**What you should do**: The lines from the start of the records through the one containing "x_pre = e0 + 128 < m.end" are to be restated word for word; please include both ends.

**Items from a dataset**:

□ □ □ □ □

template <typename T>
__device__ __forceinline__ T wave_max(T v)
{
    for (int o = 32; o > 0; o >>= 1) { const T u = __shfl_xor(v, o); v = u > v ? u : v; }
    return v;
}
template <typename T>
__device__ __forceinline__ T wave_or(T v)
{
    for (int o = 32; o > 0; o >>= 1) v |= __shfl_xor(v, o);
    return v;
// ... 380 lines not shown
    pos_t x_pre = 0, x_pre1 = 0;
    bool have_pre = false, have_pre1 = false;
    for (uint32_t base = run_begin; base < run_end; base += 64) {
        if (base >= seg_end) {
            while (seg_begin[s_w + 1] <= base) ++s_w;
            seg_end = seg_begin[s_w + 1];
            m = sm[s_w]; nx = sm[m.next];
            lvl0 = kJump && m.level == 0;
            end_len = lvl0 ? qm[m.query].end_len : 0;
            if (kDocs) { m_len = dr.seg_len[s_w]; m_next = dr.seg_len[m.next]; }
            have_pre = false; have_pre1 = false;
        }
        if (run_end - base >= 128 && base + 127 < seg_end) {
            const uint32_t e0 = base + lane, e1 = e0 + 64;
            const pos_t x0 = have_pre ? x_pre : P[phys_of(m, e0)];
            const pos_t x1 = have_pre1 ? x_pre1 : P[phys_of(m, e1)];
            const uint32_t left = run_end - base - 128;
            const uint32_t room = seg_end - base - 128;
            have_pre = left > 0 && (left < 64 ? left : 64u) <= room;
            have_pre1 = left >= 128 && room >= 128;
            if (lvl0) {
                x_pre = e0 + 128 < m.end ? P[phys_of(m, e0 + 128)] : kInf;
                x_pre1 = e1 + 128 < m.end ? P[phys_of(m, e1 + 128)] : kInf;
            } else {
                if (have_pre) x_pre = e0 + 128 < run_end ? P[phys_of(m, e0 + 128)] : (pos_t)0;
                if (have_pre1) x_pre1 = P[phys_of(m, e1 + 128)];
            }
            pos_t tlo0, thi0, tlo1, thi1, v0 = 0, v1 = 0;
            const bool want0 = gap_window<pos_t>((uint64_t)x0, nx.lo, nx.hi, tlo0, thi0);
            const bool want1 = gap_window<pos_t>((uint64_t)x1, nx.lo, nx.hi, tlo1, thi1);
            uint32_t j0 = nx.pend, j1 = nx.pend;
            if (hint_seg != s_w)
                hint = wave_kary_lower_bound(P, F, nx.pbegin, nx.pend, (uint64_t)__shfl(tlo0, 0));
            wave_lower_bound2(P, F, hint, nx.pend, tlo0, want0, tlo1, want1, j0, v0, j1, v1);
            if (!want0) j0 = nx.pend;
            if (!want1) j1 = nx.pend;
            bool in0 = want0, in1 = want1;
            uint64_t nb0 = 0, nb1 = 0;
            if (kDocs) {
                dw.locate(dr, (uint64_t)__shfl(x0, 0), (uint64_t)__shfl(x1, 63));
                nb0 = dw.nb(dr, (uint64_t)x0); nb1 = dw.nb(dr, (uint64_t)x1);
                in0 = want0 && doc_window<pos_t>((uint64_t)x0, m_len, m_next, nb0, thi0);
                in1 = want1 && doc_window<pos_t>((uint64_t)x1, m_len, m_next, nb1, thi1);
            }
            pos_t end0 = 0, end1 = 0;
            const bool ok0 = link_finish<pos_t, kLast>(P, nx, fb, e0, in0, j0, v0, thi0, endp, link, !lvl0, end0);
            const bool ok1 = link_finish<pos_t, kLast>(P, nx, fb, e1, in1, j1, v1, thi1, endp, link, !lvl0, end1);
            const unsigned long long okm0 = __ballot(ok0), okm1 = __ballot(ok1);
            if (lane == 0) { fbits_out[base >> 6] = okm0; fbits_out[(base >> 6) + 1] = okm1; }
            if (kJump) {
                if (lvl0) {
                    pos_t key[2] = {0, 0};
                    const bool need[2] = {ok0 && restart_key<pos_t, kDocs>((uint64_t)end0, end_len, nb0, key[0]),
                                          ok1 && restart_key<pos_t, kDocs>((uint64_t)end1, end_len, nb1, key[1])};
                    tile[lane] = x0; tile[64 + lane] = x1; tile[128 + lane] = x_pre; tile[192 + lane] = x_pre1;
                    wave_sync();
                    uint32_t out[2];
                    stretch_jump_targets<pos_t, 2>(P, F, m, phys_of(m, base), tile, key, need, out);
                    wave_sync();
                    jump[e0] = out[0]; jump[e1] = out[1];
                } else {
                    if (e0 >= jlo && e0 < jhi) jump[e0] = kNone;
                    if (e1 >= jlo && e1 < jhi) jump[e1] = kNone;
                }
            }
            hint_seg = s_w;
            hint = __shfl(j1, 63);
// ... 320 lines not shown
#pragma unroll
    for (uint32_t r = 0; r < 4; ++r) {
        const uint32_t li = threadIdx.x + 256 * r;
        const uint64_t e = base + li;
        if (e < r1) xh[e] = make_uint2(s_ext[st[r] >> 21], ((st[r] >> 11) & 1023u) + 1);
    }
}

□ □ □ □ □

**Response to this task**:
template <typename T>
__device__ __forceinline__ T wave_max(T v)
{
    for (int o = 32; o > 0; o >>= 1) { const T u = __shfl_xor(v, o); v = u > v ? u : v; }
    return v;
}
template <typename T>
__device__ __forceinline__ T wave_or(T v)
{
    for (int o = 32; o > 0; o >>= 1) v |= __shfl_xor(v, o);
    return v;
// ... 380 lines not shown
    pos_t x_pre = 0, x_pre1 = 0;
    bool have_pre = false, have_pre1 = false;
    for (uint32_t base = run_begin; base < run_end; base += 64) {
        if (base >= seg_end) {
            while (seg_begin[s_w + 1] <= base) ++s_w;
            seg_end = seg_begin[s_w + 1];
            m = sm[s_w]; nx = sm[m.next];
            lvl0 = kJump && m.level == 0;
            end_len = lvl0 ? qm[m.query].end_len : 0;
            if (kDocs) { m_len = dr.seg_len[s_w]; m_next = dr.seg_len[m.next]; }
            have_pre = false; have_pre1 = false;
        }
        if (run_end - base >= 128 && base + 127 < seg_end) {
            const uint32_t e0 = base + lane, e1 = e0 + 64;
            const pos_t x0 = have_pre ? x_pre : P[phys_of(m, e0)];
            const pos_t x1 = have_pre1 ? x_pre1 : P[phys_of(m, e1)];
            const uint32_t left = run_end - base - 128;
            const uint32_t room = seg_end - base - 128;
            have_pre = left > 0 && (left < 64 ? left : 64u) <= room;
            have_pre1 = left >= 128 && room >= 128;
            if (lvl0) {
                x_pre = e0 + 128 < m.end ? P[phys_of(m, e0 + 128)] : kInf;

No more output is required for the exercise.